| ABOUT THIS EXERCISE |
Every single entry should be printed exactly.

Items from a data source:

@@ -592,10 +601,20 @@
     __shared__ __attribute__((aligned(16))) uint32_t lds[kLdsWords];
     frame_wave<S, MESH, false>(P, lds);
 }
+template <int VARIANT, int MIN_WAVES = 1, uint32_t S = 1u, bool MESH = false>
+__global__ __launch_bounds__(kWave, MIN_WAVES) void k_frame_bands(const FrameParams P) {
+    __shared__ __attribute__((aligned(16))) uint32_t lds[kLdsWords];
+    frame_wave<S, MESH, false, false>(P, lds);
+}
 template <int MIN_WAVES, uint32_t S, bool MESH>
 __global__ __launch_bounds__(kWave, MIN_WAVES) void k_frame_drape(const FrameParams P) {
     __shared__ __attribute__((aligned(16))) uint32_t lds[kLdsWords];
     frame_wave<S, MESH, true>(P, lds);
+}
+template <int MIN_WAVES, uint32_t S, bool MESH>
+__global__ __launch_bounds__(kWave, MIN_WAVES) void k_frame_drape_bands(const FrameParams P) {
+    __shared__ __attribute__((aligned(16))) uint32_t lds[kLdsWords];
+    frame_wave<S, MESH, true, false>(P, lds);
 }
 
 struct SkyBlocksParams {
@@ -682,7 +701,8 @@
     const RayCtx r = make_ray(B.terrain, V3{a.x, a.y, a.z}, a.w, V3{b.x, b.y, b.z}, b.w, B.apply_curvature != 0u);
     TraceHit h;
     if (B.any_hit >= 2u) {
-        h = march_ray(B.terrain, r, B.any_hit == 2u, B.start_in_cell != 0u, pend);
+        WithSlabs<LdsPending> slabbed{pend};
+        h = march_ray(B.terrain, r, B.any_hit == 2u, B.start_in_cell != 0u, slabbed);
     } else {
         h = trace_terrain(B.terrain, r, B.any_hit != 0u, pend);
     }
@@ -838,6 +858,70 @@
     if (x < B.dst_dim_x && y < B.dst_dim_y) level_build_at(B, x, y);
 }
 
+constexpr uint32_t kSlabSerialLevel = 3u, kSlabPieceShift = 6u, kSlabPiece = 1u << kSlabPieceShift, kSlabThreads = 256u;
+__device__ __forceinline__ uint32_t slab_ordered(float f) {
+    const uint32_t b = f_bits(f);
+    return (b & 0x80000000u) ? ~b : b | 0x80000000u;
+}
+__device__ __forceinline__ float slab_unordered(uint32_t u) { return f_from_bits((u & 0x80000000u) ? u & 0x7FFFFFFFu : ~u); }
+__global__ __launch_bounds__(256) void k_slab_serial(const SlabBuildParams B) {
+    const uint32_t x = blockIdx.x * 16u + (threadIdx.x & 15u), z = blockIdx.y * 16u + (threadIdx.x >> 4);
+    if (x < B.width && z < B.height) slab_build_at(B, x, z);
+}
+__global__ __launch_bounds__(256) void k_slab_begin(const SlabBuildParams B) {
+    const uint32_t x = blockIdx.x * 16u + (threadIdx.x & 15u), z = blockIdx.y * 16u + (threadIdx.x >> 4);
+    if (x >= B.width || z >= B.height) return;
+    uint32_t cx0, cz0, cx1, cz1;
+    float a = 0.0f, b = 0.0f;
+    if (slab_extent(B, x, z, cx0, cz0, cx1, cz1)) slab_slopes(B, cx0, cz0, cx1, cz1, a, b);
+    B.dst[((size_t)z << B.shift) + x] = SlabRec{a, b, f_from_bits(slab_ordered(__builtin_inff())), f_from_bits(slab_ordered(-__builtin_inff()))};
+}
+__global__ __launch_bounds__(kSlabThreads) void k_slab_pieces(const SlabBuildParams B) {
+    __shared__ float part_lo[kSlabThreads / kWave], part_hi[kSlabThreads / kWave];
+    const uint32_t x = blockIdx.x & (B.width - 1u), z = blockIdx.x >> B.shift;
+    uint32_t cx0, cz0, cx1, cz1;
+    if (z >= B.height || !slab_extent(B, x, z, cx0, cz0, cx1, cz1)) return;
+    const uint32_t up = B.level > kSlabPieceShift ? B.level - kSlabPieceShift : 0u, across = 1u << up;
+    const uint32_t px0 = cx0 + (blockIdx.y & (across - 1u)) * kSlabPiece, pz0 = cz0 + (blockIdx.y >> up) * kSlabPiece;
+    if (px0 >= cx1 || pz0 >= cz1) return;
+    const uint32_t px1 = px0 + kSlabPiece < cx1 ? px0 + kSlabPiece : cx1, pz1 = pz0 + kSlabPiece < cz1 ? pz0 + kSlabPiece : cz1;
+    SlabRec *rec = B.dst + (((size_t)z << B.shift) + x);
+    const float a = rec->a, b = rec->b;
+    float lo = __builtin_inff(), hi = -__builtin_inff();
+    const uint32_t w = px1 - px0, n = w * (pz1 - pz0);
+    for (uint32_t k = threadIdx.x; k < n; k += kSlabThreads) slab_cell_terms(B, a, b, cx0, cz0, px0 + k % w, pz0 + k / w, lo, hi);
+#pragma unroll
+    for (int d = kWave / 2; d >= 1; d >>= 1) {
+        lo = f_min(lo, __shfl_xor(lo, d, kWave));
+        hi = f_max(hi, __shfl_xor(hi, d, kWave));
+    }
+    if ((threadIdx.x & (kWave - 1u)) == 0u) {
+        part_lo[threadIdx.x / kWave] = lo;
+        part_hi[threadIdx.x / kWave] = hi;
+    }
+    __syncthreads();
+    if (threadIdx.x == 0u) {
+        for (uint32_t i = 1u; i < kSlabThreads / kWave; i++) {
+            lo = f_min(lo, part_lo[i]);
+            hi = f_max(hi, part_hi[i]);
+        }
+        atomicMin(reinterpret_cast<uint32_t *>(&rec->lo), slab_ordered(lo));
+        atomicMax(reinterpret_cast<uint32_t *>(&rec->hi), slab_ordered(hi));
+    }
+}
+__global__ __launch_bounds__(256) void k_slab_end(const SlabBuildParams B) {
+    const uint32_t x = blockIdx.x * 16u + (threadIdx.x & 15u), z = blockIdx.y * 16u + (threadIdx.x >> 4);
+    if (x >= B.width || z >= B.height) return;
+    SlabRec *rec = B.dst + (((size_t)z << B.shift) + x);
+    uint32_t cx0, cz0, cx1, cz1;
+    if (!slab_extent(B, x, z, cx0, cz0, cx1, cz1)) {
+        *rec = SlabRec{0.0f, 0.0f, -__builtin_inff(), __builtin_inff()};
+        return;
+    }
+    const SlabRec r = *rec;
+    *rec = slab_finish(B, x, z, r.a, r.b, slab_unordered(f_bits(r.lo)), slab_unordered(f_bits(r.hi)));
+}
+
 struct HorizonBuildParams {
     TerrainDev terrain;
     uint32_t level, bx, bz;
diff --git a/forge3d_amd/csrc/f3d_host.hip b/forge3d_amd/csrc/f3d_host.hip
--- a/forge3d_amd/csrc/f3d_host.hip
+++ b/forge3d_amd/csrc/f3d_host.hip
@@ -98,6 +98,7 @@
         }
     } own_mesh;
     uint64_t scene_counted = 0;
+    uint64_t slab_bytes = 0;
     struct OwnTerrain {
         LeafRec *leaves = nullptr;
         NodeRec *bands = nullptr;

| TASK SOLUTION |
@@ -592,10 +601,20 @@
     __shared__ __attribute__((aligned(16))) uint32_t lds[kLdsWords];
     frame_wave<S, MESH, false>(P, lds);
 }
+template <int VARIANT, int MIN_WAVES = 1, uint32_t S = 1u, bool MESH = false>
+__global__ __launch_bounds__(kWave, MIN_WAVES) void k_frame_bands(const FrameParams P) {
+    __shared__ __attribute__((aligned(16))) uint32_t lds[kLdsWords];
+    frame_wave<S, MESH, false, false>(P, lds);
+}
 template <int MIN_WAVES, uint32_t S, bool MESH>
 __global__ __launch_bounds__(kWave, MIN_WAVES) void k_frame_drape(const FrameParams P) {
     __shared__ __attribute__((aligned(16))) uint32_t lds[kLdsWords];
     frame_wave<S, MESH, true>(P, lds);
+}
+template <int MIN_WAVES, uint32_t S, bool MESH>
+__global__ __launch_bounds__(kWave, MIN_WAVES) void k_frame_drape_bands(const FrameParams P) {
+    __shared__ __attribute__((aligned(16))) uint32_t lds[kLdsWords];
+    frame_wave<S, MESH, true, false>(P, lds);
 }
 
 struct SkyBlocksParams {
@@ -682,7 +701,8 @@
     const RayCtx r = make_ray(B.terrain, V3{a.x, a.y, a.z}, a.w, V3{b.x, b.y, b.z}, b.w, B.apply_curvature != 0u);
     TraceHit h;
     if (B.any_hit >= 2u) {
-        h = march_ray(B.terrain, r, B.any_hit == 2u, B.start_in_cell != 0u, pend);
+        WithSlabs<LdsPending> slabbed{pend};
+        h = march_ray(B.terrain, r, B.any_hit == 2u, B.start_in_cell != 0u, slabbed);
     } else {
         h = trace_terrain(B.terrain, r, B.any_hit != 0u, pend);
     }
@@ -838,6 +858,70 @@
     if (x < B.dst_dim_x && y < B.dst_dim_y) level_build_at(B, x, y);
 }
 
+constexpr uint32_t kSlabSerialLevel = 3u, kSlabPieceShift = 6u, kSlabPiece = 1u << kSlabPieceShift, kSlabThreads = 256u;
+__device__ __forceinline__ uint32_t slab_ordered(float f) {
+    const uint32_t b = f_bits(f);
+    return (b & 0x80000000u) ? ~b : b | 0x80000000u;
+}
+__device__ __forceinline__ float slab_unordered(uint32_t u) { return f_from_bits((u & 0x80000000u) ? u & 0x7FFFFFFFu : ~u); }
+__global__ __launch_bounds__(256) void k_slab_serial(const SlabBuildParams B) {
+    const uint32_t x = blockIdx.x * 16u + (threadIdx.x & 15u), z = blockIdx.y * 16u + (threadIdx.x >> 4);
+    if (x < B.width && z < B.height) slab_build_at(B, x, z);
+}
+__global__ __launch_bounds__(256) void k_slab_begin(const SlabBuildParams B) {
+    const uint32_t x = blockIdx.x * 16u + (threadIdx.x & 15u), z = blockIdx.y * 16u + (threadIdx.x >> 4);
+    if (x >= B.width || z >= B.height) return;
+    uint32_t cx0, cz0, cx1, cz1;
+    float a = 0.0f, b = 0.0f;
+    if (slab_extent(B, x, z, cx0, cz0, cx1, cz1)) slab_slopes(B, cx0, cz0, cx1, cz1, a, b);
+    B.dst[((size_t)z << B.shift) + x] = SlabRec{a, b, f_from_bits(slab_ordered(__builtin_inff())), f_from_bits(slab_ordered(-__builtin_inff()))};
+}
+__global__ __launch_bounds__(kSlabThreads) void k_slab_pieces(const SlabBuildParams B) {
+    __shared__ float part_lo[kSlabThreads / kWave], part_hi[kSlabThreads / kWave];
+    const uint32_t x = blockIdx.x & (B.width - 1u), z = blockIdx.x >> B.shift;
+    uint32_t cx0, cz0, cx1, cz1;
+    if (z >= B.height || !slab_extent(B, x, z, cx0, cz0, cx1, cz1)) return;
+    const uint32_t up = B.level > kSlabPieceShift ? B.level - kSlabPieceShift : 0u, across = 1u << up;
+    const uint32_t px0 = cx0 + (blockIdx.y & (across - 1u)) * kSlabPiece, pz0 = cz0 + (blockIdx.y >> up) * kSlabPiece;
+    if (px0 >= cx1 || pz0 >= cz1) return;
+    const uint32_t px1 = px0 + kSlabPiece < cx1 ? px0 + kSlabPiece : cx1, pz1 = pz0 + kSlabPiece < cz1 ? pz0 + kSlabPiece : cz1;
+    SlabRec *rec = B.dst + (((size_t)z << B.shift) + x);
+    const float a = rec->a, b = rec->b;
+    float lo = __builtin_inff(), hi = -__builtin_inff();
+    const uint32_t w = px1 - px0, n = w * (pz1 - pz0);
+    for (uint32_t k = threadIdx.x; k < n; k += kSlabThreads) slab_cell_terms(B, a, b, cx0, cz0, px0 + k % w, pz0 + k / w, lo, hi);
+#pragma unroll
+    for (int d = kWave / 2; d >= 1; d >>= 1) {
+        lo = f_min(lo, __shfl_xor(lo, d, kWave));
+        hi = f_max(hi, __shfl_xor(hi, d, kWave));
+    }
+    if ((threadIdx.x & (kWave - 1u)) == 0u) {
+        part_lo[threadIdx.x / kWave] = lo;
+        part_hi[threadIdx.x / kWave] = hi;
+    }
+    __syncthreads();
+    if (threadIdx.x == 0u) {
+        for (uint32_t i = 1u; i < kSlabThreads / kWave; i++) {
+            lo = f_min(lo, part_lo[i]);
+            hi = f_max(hi, part_hi[i]);
+        }
+        atomicMin(reinterpret_cast<uint32_t *>(&rec->lo), slab_ordered(lo));
+        atomicMax(reinterpret_cast<uint32_t *>(&rec->hi), slab_ordered(hi));
+    }
+}
+__global__ __launch_bounds__(256) void k_slab_end(const SlabBuildParams B) {
+    const uint32_t x = blockIdx.x * 16u + (threadIdx.x & 15u), z = blockIdx.y * 16u + (threadIdx.x >> 4);
+    if (x >= B.width || z >= B.height) return;
+    SlabRec *rec = B.dst + (((size_t)z << B.shift) + x);
+    uint32_t cx0, cz0, cx1, cz1;
+    if (!slab_extent(B, x, z, cx0, cz0, cx1, cz1)) {
+        *rec = SlabRec{0.0f, 0.0f, -__builtin_inff(), __builtin_inff()};
+        return;
+    }
+    const SlabRec r = *rec;
+    *rec = slab_finish(B, x, z, r.a, r.b, slab_unordered(f_bits(r.lo)), slab_unordered(f_bits(r.hi)));
+}
+
 struct HorizonBuildParams {
     TerrainDev terrain;
     uint32_t level, bx, bz;
diff --git a/forge3d_amd/csrc/f3d_host.hip b/forge3d_amd/csrc/f3d_host.hip
--- a/forge3d_amd/csrc/f3d_host.hip
+++ b/forge3d_amd/csrc/f3d_host.hip
@@ -98,6 +98,7 @@
         }
     } own_mesh;
     uint64_t scene_counted = 0;
+    uint64_t slab_bytes = 0;
     struct OwnTerrain {
         LeafRec *leaves = nullptr;
         NodeRec *bands = nullptr;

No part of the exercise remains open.